| EXERCISE DESCRIPTION |
Read the data, and whenever a line holds the word "lane", report that line.
Segment Start: RECORDS PROVIDED
## Lower affine-strided GEMV groups to batched launch and slim grouped kernel args

When every item in a grouped GEMV shares N and ldc and its A, B, C pointers sit at constant strides, the group is launched as a strided-batched GEMV instead of the per-item descriptor kernel. This is gated by a mode setting and by size conditions, and it also applies inside graph capture fusion, with a fallback when setting the node parameters fails. The grouped kernel now takes scalar args plus an item array that is read with one vector load, and XCD tile remapping is driven by a flag. The change adds a describe/config API and an environment switch, at the cost of extra host-side stride checks and more code paths.

```diff
diff --git a/include/qg/qg.h b/include/qg/qg.h
--- a/include/qg/qg.h
+++ b/include/qg/qg.h
@@ -110,6 +110,10 @@
     int ldc;
 } qg_gemv_item;
 int qg_gemm_w4a8_grouped(const qg_gemv_item* items, int count, int M, int K, int wtype, qg_stream_t stream);
+
+void qg_set_group_affine(int mode);
+
+int qg_group_config(const qg_gemv_item* items, int count, int M, int K, int wtype, char* buf, size_t len);
 
 int qg_gemm_w4a8_moe(const void* A_q8_1, int a_rows, const void* B_experts, int n_expert, const int32_t* ids,
                      int64_t ids_stride, float* C, int64_t ldc, int T, int n_used, int N, int K, int wtype,
diff --git a/llama.cpp-quant-gemm_amd/csrc/qg_api.hip b/llama.cpp-quant-gemm_amd/csrc/qg_api.hip
--- a/llama.cpp-quant-gemm_amd/csrc/qg_api.hip
+++ b/llama.cpp-quant-gemm_amd/csrc/qg_api.hip
@@ -729,11 +729,11 @@
     return describe_product(LAY_TILED_ACT, M, N, K, wtype, QG_ALGO_AUTO, sumi, buf, len);
 }
 
-int qg_gemm_w4a8_grouped(const qg_gemv_item* items, int count, int M, int K, int wtype, qg_stream_t stream) {
+static int run_grouped(const qg_gemv_item* items, int count, int M, int K, int wtype, hipStream_t st, char* describe,
+                       size_t describe_len) {
     if (count < 0 || M < 0 || (count > 0 && !items)) return QG_ERR_INVALID_ARG;
     if (K <= 0 || K % 32 != 0) return QG_ERR_BAD_K;
     if (!is_weight_type(wtype)) return QG_ERR_UNSUPPORTED;
-    const hipStream_t st = (hipStream_t)stream;
     auto item_args = [&](const qg_gemv_item& it) {
         GemmArgs g = product_args(it.A_q8_1, it.B, it.C, M, it.N, K, wtype);
         if (it.ldc) g.ldc_m = it.ldc;
@@ -749,8 +749,15 @@
         const GemmArgs g = item_args(it);
         one_launch = one_launch && select_algo(g) == QG_ALGO_GEMV && gemv_eligible(g);
     }
-    if (M == 0) return QG_OK;
+    if (M == 0) {
+        describe_line(describe, describe_len, "%s", "none");
+        return QG_OK;
+    }
     if (!one_launch) {
+        if (describe) {
+            describe_line(describe, describe_len, "%s", "items: one qg_gemm_w4a8 launch per item");
+            return QG_OK;
+        }
         for (int i = 0; i < count; ++i) {
             if (items[i].N == 0) continue;
             GemmArgs g = item_args(items[i]);
@@ -759,6 +766,7 @@
         }
         return QG_OK;
     }
+    describe_line(describe, describe_len, "%s", "none");
     for (int i0 = 0; i0 < count;) {
         GemvGroup grp = {};
         grp.M = M; grp.K = K;
@@ -768,11 +776,26 @@
             grp.it[grp.count++] = GemvItemDesc{it.A_q8_1, it.B, it.C, it.N, it.ldc ? it.ldc : it.N};
         }
         if (grp.count == 0) break;
-        const int rc = hip_status(launch_gemv(group_args(grp, wtype), st));
-        if (rc != QG_OK) return rc;
+        GemmArgs q = group_args(grp, wtype);
+        q.describe = describe;
+        q.describe_len = describe_len;
+        const int rc = hip_status(launch_gemv(q, st));
+        if (rc != QG_OK || describe) return rc;
     }
     return QG_OK;
 }
+
+int qg_gemm_w4a8_grouped(const qg_gemv_item* items, int count, int M, int K, int wtype, qg_stream_t stream) {
+    return run_grouped(items, count, M, K, wtype, (hipStream_t)stream, nullptr, 0);
+}
+
+int qg_group_config(const qg_gemv_item* items, int count, int M, int K, int wtype, char* buf, size_t len) {
+    if (!buf || len == 0) return QG_ERR_INVALID_ARG;
+    buf[0] = 0;
+    return run_grouped(items, count, M, K, wtype, nullptr, buf, len);
+}
+
+void qg_set_group_affine(int mode) { set_group_affine(mode); }
 
 int qg_gemm_w4a8(const void* A, const void* B, float* C, int M, int N, int K, int wtype, qg_stream_t stream) {
     return qg_gemm_w4a8_ex(A, B, C, M, N, K, wtype, QG_ALGO_AUTO, stream);
diff --git a/llama.cpp-quant-gemm_amd/csrc/qg_capture_fuse.hip b/llama.cpp-quant-gemm_amd/csrc/qg_capture_fuse.hip
--- a/llama.cpp-quant-gemm_amd/csrc/qg_capture_fuse.hip
+++ b/llama.cpp-quant-gemm_amd/csrc/qg_capture_fuse.hip
@@ -30,6 +30,7 @@
     int wtype = 0;
     GemvGroup grp = {};
     fuse::Group spans;
+    bool no_affine = false;
 };
 thread_local FuseRecord t_fuse;
 
@@ -71,10 +72,21 @@
         GemvNodeFill nf;
         GemmArgs q = group_args(grp, g.wtype);
         q.node_fill = &nf;
+        if (r.no_affine) q.affine = -1;
         nf.p = hipKernelNodeParams{};
         hipError_t e = launch_gemv(q, st);
         if (e == hipSuccess && !(nf.p.func && fuse_class_enabled(nf, g.M, mode))) e = hipErrorNotSupported;
-        if (e == hipSuccess) e = hipGraphKernelNodeSetParams(r.node, &nf.p);
+        if (e == hipSuccess) {
+            e = hipGraphKernelNodeSetParams(r.node, &nf.p);
+            if (e != hipSuccess && nf.affine) {
+                (void)hipGetLastError();
+                r.no_affine = true;
+                q.affine = -1;
+                e = launch_gemv(q, st);
+                if (e == hipSuccess && !nf.p.func) e = hipErrorNotSupported;
+                if (e == hipSuccess) e = hipGraphKernelNodeSetParams(r.node, &nf.p);
+            }
+        }
         if (e == hipSuccess) {
             r.grp = grp;
             fuse::join(r.spans, sp);
@@ -92,6 +104,7 @@
         r.id = id;
         r.node = deps[0];
         r.wtype = g.wtype;
+        r.no_affine = false;
         r.grp = GemvGroup{};
         r.grp.count = 1; r.grp.M = g.M; r.grp.K = g.K;
         r.grp.it[0] = GemvItemDesc{g.A, g.B, g.C, g.N, (int)g.ldc_m};
diff --git a/llama.cpp-quant-gemm_amd/csrc/qg_gemv.hip b/llama.cpp-quant-gemm_amd/csrc/qg_gemv.hip
--- a/llama.cpp-quant-gemm_amd/csrc/qg_gemv.hip
+++ b/llama.cpp-quant-gemm_amd/csrc/qg_gemv.hip
@@ -1,6 +1,22 @@
+#include <stdlib.h>
+
 #include "qg_gemv_impl.hpp"
 
 namespace qg {
+
+static std::atomic<int> g_affine_mode{-1};
+
+int group_affine_mode() {
+    int m = g_affine_mode.load(std::memory_order_relaxed);
+    if (m >= 0) return m;
+    const char* e = getenv("QG_GROUP_AFFINE");
+    m = e && e[0] == '0' && !e[1] ? 0 : e && e[0] == '2' && !e[1] ? 2 : 1;
+    int unset = -1;
+    g_affine_mode.compare_exchange_strong(unset, m, std::memory_order_relaxed);
+    return g_affine_mode.load(std::memory_order_relaxed);
+}
+
+void set_group_affine(int mode) { g_affine_mode.store(mode == 2 ? 2 : mode ? 1 : 0, std::memory_order_relaxed); }
 
 bool gemv_eligible(const GemmArgs& g) {
     switch (g.wtype) {
diff --git a/llama.cpp-quant-gemm_amd/csrc/qg_gemv_kernel.hpp b/llama.cpp-quant-gemm_amd/csrc/qg_gemv_kernel.hpp
--- a/llama.cpp-quant-gemm_amd/csrc/qg_gemv_kernel.hpp
+++ b/llama.cpp-quant-gemm_amd/csrc/qg_gemv_kernel.hpp
@@ -1,5 +1,8 @@
 #pragma once
+#include <assert.h>
+
 #include "qg_common.hpp"
+#include "qg_group_affine.hpp"
 #include "qg_kernels.hpp"
 #include "qg_quant_block.hpp"
 
@@ -7,6 +10,8 @@
 
 constexpr uint32_t ACC_BIAS = 0x4B400000u;
 constexpr float ACC_BIAS_F = 12582912.0f;
+
+__host__ __device__ constexpr int gemv_tiles(int N, int rpw) { return (int)(((unsigned)N + (unsigned)rpw - 1u) / (unsigned)rpw); }
 
 template <int F, int BPL> struct gemv_geom {
     static constexpr int BB = wfmt<F>::BB;
@@ -199,6 +204,11 @@
 
 typedef uint32_t u32x4_a4 __attribute__((ext_vector_type(4), aligned(4)));
 typedef uint32_t u32x2_a4 __attribute__((ext_vector_type(2), aligned(4)));
+typedef uint32_t u32x8_a16 __attribute__((ext_vector_type(8), aligned(16)));
+template <class T> __device__ __forceinline__ T* global_ptr(uint32_t lo, uint32_t hi) {
+    typedef T __attribute__((address_space(1))) * G;
+    return (T*)(G)((uint64_t)lo | (uint64_t)hi << 32);
+}
 
 #ifndef QG_GEMV_PRE_MT
 #define QG_GEMV_PRE_MT 0
@@ -226,7 +236,8 @@
     const int tid = threadIdx.x;
     const int lane = tid & 63;
     const int lir = lane % LPR;
-    const int tile = tile_in >= 0 ? tile_in : gridDim.x <= 512 ? xcd_tile(blockIdx.x, gridDim.x) : (int)blockIdx.x;
+    const int ntile = gemv_tiles(N, RPB * TPW);
+    const int tile = tile_in >= 0 ? tile_in : ntile <= 512 ? xcd_tile(blockIdx.x, ntile) : (int)blockIdx.x;
     int rows[TPW];
     bool rows_ok[TPW];
     const uint8_t* wrows[TPW];
@@ -440,15 +451,21 @@
 #define QG_GEMVG_WDIV 2
 #endif
 template <int F, int MT, int BPL, int LPR, int WGS, bool PRE, int ONEU, int TPW = 1>
-__global__ __launch_bounds__(WGS) void gemvg_kernel(const GemvGroup grp) {
+__global__ __launch_bounds__(WGS) void gemvg_kernel(int M, int K, int flags, int tiles, const GemvItems items) {
     constexpr int RPB = (WGS / 64) * (64 / LPR) * TPW;
-    const int item = blockIdx.y;
-    const int tile = gridDim.x <= 512 ? xcd_tile(blockIdx.x, gridDim.x) : (int)blockIdx.x;
-    const GemvItemDesc d = grp.it[item];
-    if (!grp.full && tile * RPB >= d.N) return;
+    static_assert(sizeof(GemvItemDesc) == 32 && offsetof(GemvItemDesc, N) == 24 && offsetof(GemvItemDesc, ldc) == 28, "");
+    const u32x8_a16 r = *reinterpret_cast<const u32x8_a16*>(&items.it[blockIdx.y]);
+    GemvItemDesc d;
+    d.A = global_ptr<const void>(r[0], r[1]);
+    d.B = global_ptr<const void>(r[2], r[3]);
+    d.C = global_ptr<float>(r[4], r[5]);
+    d.N = (int)r[6];
+    d.ldc = (int)r[7];
+    const int tile = (flags & GEMVG_XCD) ? xcd_tile(blockIdx.x, tiles) : (int)blockIdx.x;
+    if (!(flags & GEMVG_FULL) && tile * RPB >= d.N) return;
     gemv_body<F, MT, BPL, LPR, WGS, false, AIN_Q8_1, false, PRE, ONEU, TPW>(
-        reinterpret_cast<const uint32_t*>(d.A), reinterpret_cast<const uint8_t*>(d.B), 0, 0, grp.M, d.N, grp.K,
-        d.C, 0, d.ldc, 1, nullptr, tile);
+        reinterpret_cast<const uint32_t*>(d.A), reinterpret_cast<const uint8_t*>(d.B), 0, 0, M, d.N, K,
+        d.C, 0, d.ldc, 1, nullptr, tile & INT32_MAX);
 }
 
 #ifndef QG_GEMV_NU
@@ -475,11 +492,15 @@
     return true;
 }
 
+inline bool group_affine_class_enabled(bool one, int MT, bool small_n, int count, int mode) {
+    if (mode == 2) return true;
+    return one && MT == 1 && small_n && count >= 8;
+}
+
 template <int F, int MT, int BPL, int LPR, int WGS, bool SUMI, int AIN = AIN_Q8_1, bool NT = false, bool PRE = (MT <= 2)>
 hipError_t gemv_launch(const GemmArgs& g, hipStream_t st) {
     constexpr int RPB = (WGS / 64) * (64 / LPR);
     const size_t lds = gemv_lds_bytes<F, BPL>(g.M, g.K);
-    const int grid = (g.N + RPB - 1) / RPB;
     const bool one = g.K / QK / BPL <= LPR;
     constexpr bool NU_OK = QG_GEMV_NU && MT <= QG_GEMV_NU_MT && F == FMT_Q4_0;
     const int nu_all = (g.K / QK / BPL + LPR - 1) / LPR;
@@ -488,7 +509,25 @@
     const bool shrt = !m1 && !NT && g.batch == 1 && g.ldc_m <= INT32_MAX && g.ldc_n <= INT32_MAX;
     const int oneu = m1 ? nu : shrt ? ((nu > 1 && !(NU_OK && MT > 1)) ? 0 : nu) : (int)one;
     if (g.group && (SUMI || AIN != AIN_Q8_1 || NT || MT > 4)) return hipErrorInvalidValue;
-    if (g.describe) {
+    auto grid_x = [&](int rpw) {
+        const int gx = (g.N + rpw - 1) / rpw;
+        assert(gx == gemv_tiles(g.N, rpw));
+        return gx;
+    };
+    const int grid = grid_x(RPB);
+    auto fill_batch = [&](const void* fn, dim3 grd, int block) {
+        GemvNodeFill* nf = g.node_fill;
+        nf->p = hipKernelNodeParams{};
+        nf->set_batch(g);
+        nf->one = one ? 1 : 0;
+        nf->p.func = const_cast<void*>(fn);
+        nf->p.gridDim = grd;
+        nf->p.blockDim = dim3(block);
+        nf->p.sharedMemBytes = (unsigned)lds;
+        nf->p.kernelParams = nf->argv;
+        return hipSuccess;
+    };
+    if (g.describe && !g.group && !g.affine) {
         describe_kernel(g, "gemv F=%d MT=%d BPL=%d LPR=%d WGS=%d AIN=%d NT=%d PRE=%d ONEU=%d SIG=%s grid=%dx%d", F, MT, BPL,
                         LPR, WGS, AIN, (int)NT, (int)(one ? PRE : (PRE && MT <= (shrt && !oneu ? gemv_pre_mt<F> : 2))), oneu,
                         m1 ? "m1" : shrt ? "short" : "full",
@@ -498,16 +537,35 @@
     if constexpr (!SUMI && AIN == AIN_Q8_1 && !NT && MT <= 4) {
         if (g.group) {
             const GemvGroup& grp0 = *static_cast<const GemvGroup*>(g.group);
+            affine::Strides as;
+            const int amode = group_affine_mode();
+            if (amode && g.affine >= 0 && grp0.count >= 2 && group_affine_class_enabled(one, MT, g.N <= 16 * device_cus(), grp0.count, amode) &&
+                affine::group_affine(grp0.it, grp0.count, 3, 15, &as)) {
+                GemmArgs b = g;
+                b.group = nullptr;
+                b.affine = 1;
+                b.A = grp0.it[0].A; b.B = grp0.it[0].B; b.C = grp0.it[0].C;
+                b.N = grp0.it[0].N; b.ldc_m = grp0.it[0].ldc; b.ldc_n = 1;
+                b.batch = grp0.count;
+                b.sA = (long)as.a; b.sB = (long)as.b; b.sC = (long)(as.c / 4);
+                return gemv_launch<F, MT, BPL, LPR, WGS, SUMI, AIN, NT, PRE>(b, st);
+            }
             auto go = [&](auto GWc, auto TPc) -> hipError_t {
                 constexpr int GW = decltype(GWc)::value, TP = decltype(TPc)::value;
-                GemvGroup grp = grp0;
                 constexpr int RPBG = (GW / 64) * (64 / LPR);
                 const int rpw = one ? RPBG * TP : RPBG;
                 int tiles = 0, tmin = INT32_MAX;
-                for (int i = 0; i < grp.count; ++i) {
-                    const int t = (grp.it[i].N + rpw - 1) / rpw;
+                for (int i = 0; i < grp0.count; ++i) {
+                    const int t = (grp0.it[i].N + rpw - 1) / rpw;
                     tiles = std::max(tiles, t);
                     tmin = std::min(tmin, t);
+                }
+                const int full = tiles == tmin ? 1 : 0;
+                if (g.describe) {
+                    describe_kernel(g, "gemvg F=%d MT=%d BPL=%d LPR=%d WGS=%d PRE=%d ONEU=%d TPW=%d full=%d grid=%dx%d", F, MT,
+                                    BPL, LPR, GW, (int)(one ? PRE : PRE && MT <= 2), (int)one, one ? TP : 1, full, tiles,
+                                    grp0.count);
+                    return hipSuccess;
                 }
                 auto kg = one ? gemvg_kernel<F, MT, BPL, LPR, GW, PRE, true, TP>
                               : gemvg_kernel<F, MT, BPL, LPR, GW, PRE && (MT <= 2), false>;
@@ -516,21 +574,25 @@
                     if (e != hipSuccess) return e;
                 }
                 if (g.node_fill) g.node_fill->p = hipKernelNodeParams{};
-                if (tiles == 0 || grp.count == 0) return hipSuccess;
-                grp.full = tiles == tmin ? 1 : 0;
-                if (GemvNodeFill* nf = g.node_fill) {
-                    nf->grp = grp;
-                    nf->argv[0] = &nf->grp;
-                    nf->one = one ? 1 : 0;
-                    nf->p.func = (void*)kg;
-                    nf->p.gridDim = dim3(tiles, grp.count);
-                    nf->p.blockDim = dim3(GW);
-                    nf->p.sharedMemBytes = (unsigned)lds;
-                    nf->p.kernelParams = nf->argv;
-                    return hipSuccess;
-                }
-                hipLaunchKernelGGL(kg, dim3(tiles, grp.count), dim3(GW), lds, st, grp);
-                return hipGetLastError();
+                if (tiles == 0 || grp0.count == 0) return hipSuccess;
+                GemvNodeFill local;
+                GemvNodeFill* nf = g.node_fill ? g.node_fill : &local;
+                nf->p = hipKernelNodeParams{};
+                nf->grp = grp0;
+                nf->grp.full = full;
+                nf->flags = (full ? GEMVG_FULL : 0) | (tiles <= 512 ? GEMVG_XCD : 0);
+                nf->tiles = tiles;
+                nf->argv[0] = &nf->grp.M; nf->argv[1] = &nf->grp.K; nf->argv[2] = &nf->flags; nf->argv[3] = &nf->tiles;
+                nf->argv[4] = nf->grp.it;
+                nf->one = one ? 1 : 0;
+                nf->affine = 0;
+                nf->p.func = (void*)kg;
+                nf->p.gridDim = dim3(tiles, grp0.count);
+                nf->p.blockDim = dim3(GW);
+                nf->p.sharedMemBytes = (unsigned)lds;
+                nf->p.kernelParams = nf->argv;
+                if (g.node_fill) return hipSuccess;
+                return hipLaunchKernel(nf->p.func, nf->p.gridDim, nf->p.blockDim, nf->argv, lds, st);
             };
             constexpr bool MTW = QG_GEMV_MTGW > 0 && MT >= 2;
             constexpr int GWH = MTW ? (QG_GEMV_MTGW < WGS ? QG_GEMV_MTGW : WGS) : WGS / QG_GEMVG_WDIV;
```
Segment End: RECORDS PROVIDED
| WRITTEN REPLY |
     const int lane = tid & 63;
     const int lir = lane % LPR;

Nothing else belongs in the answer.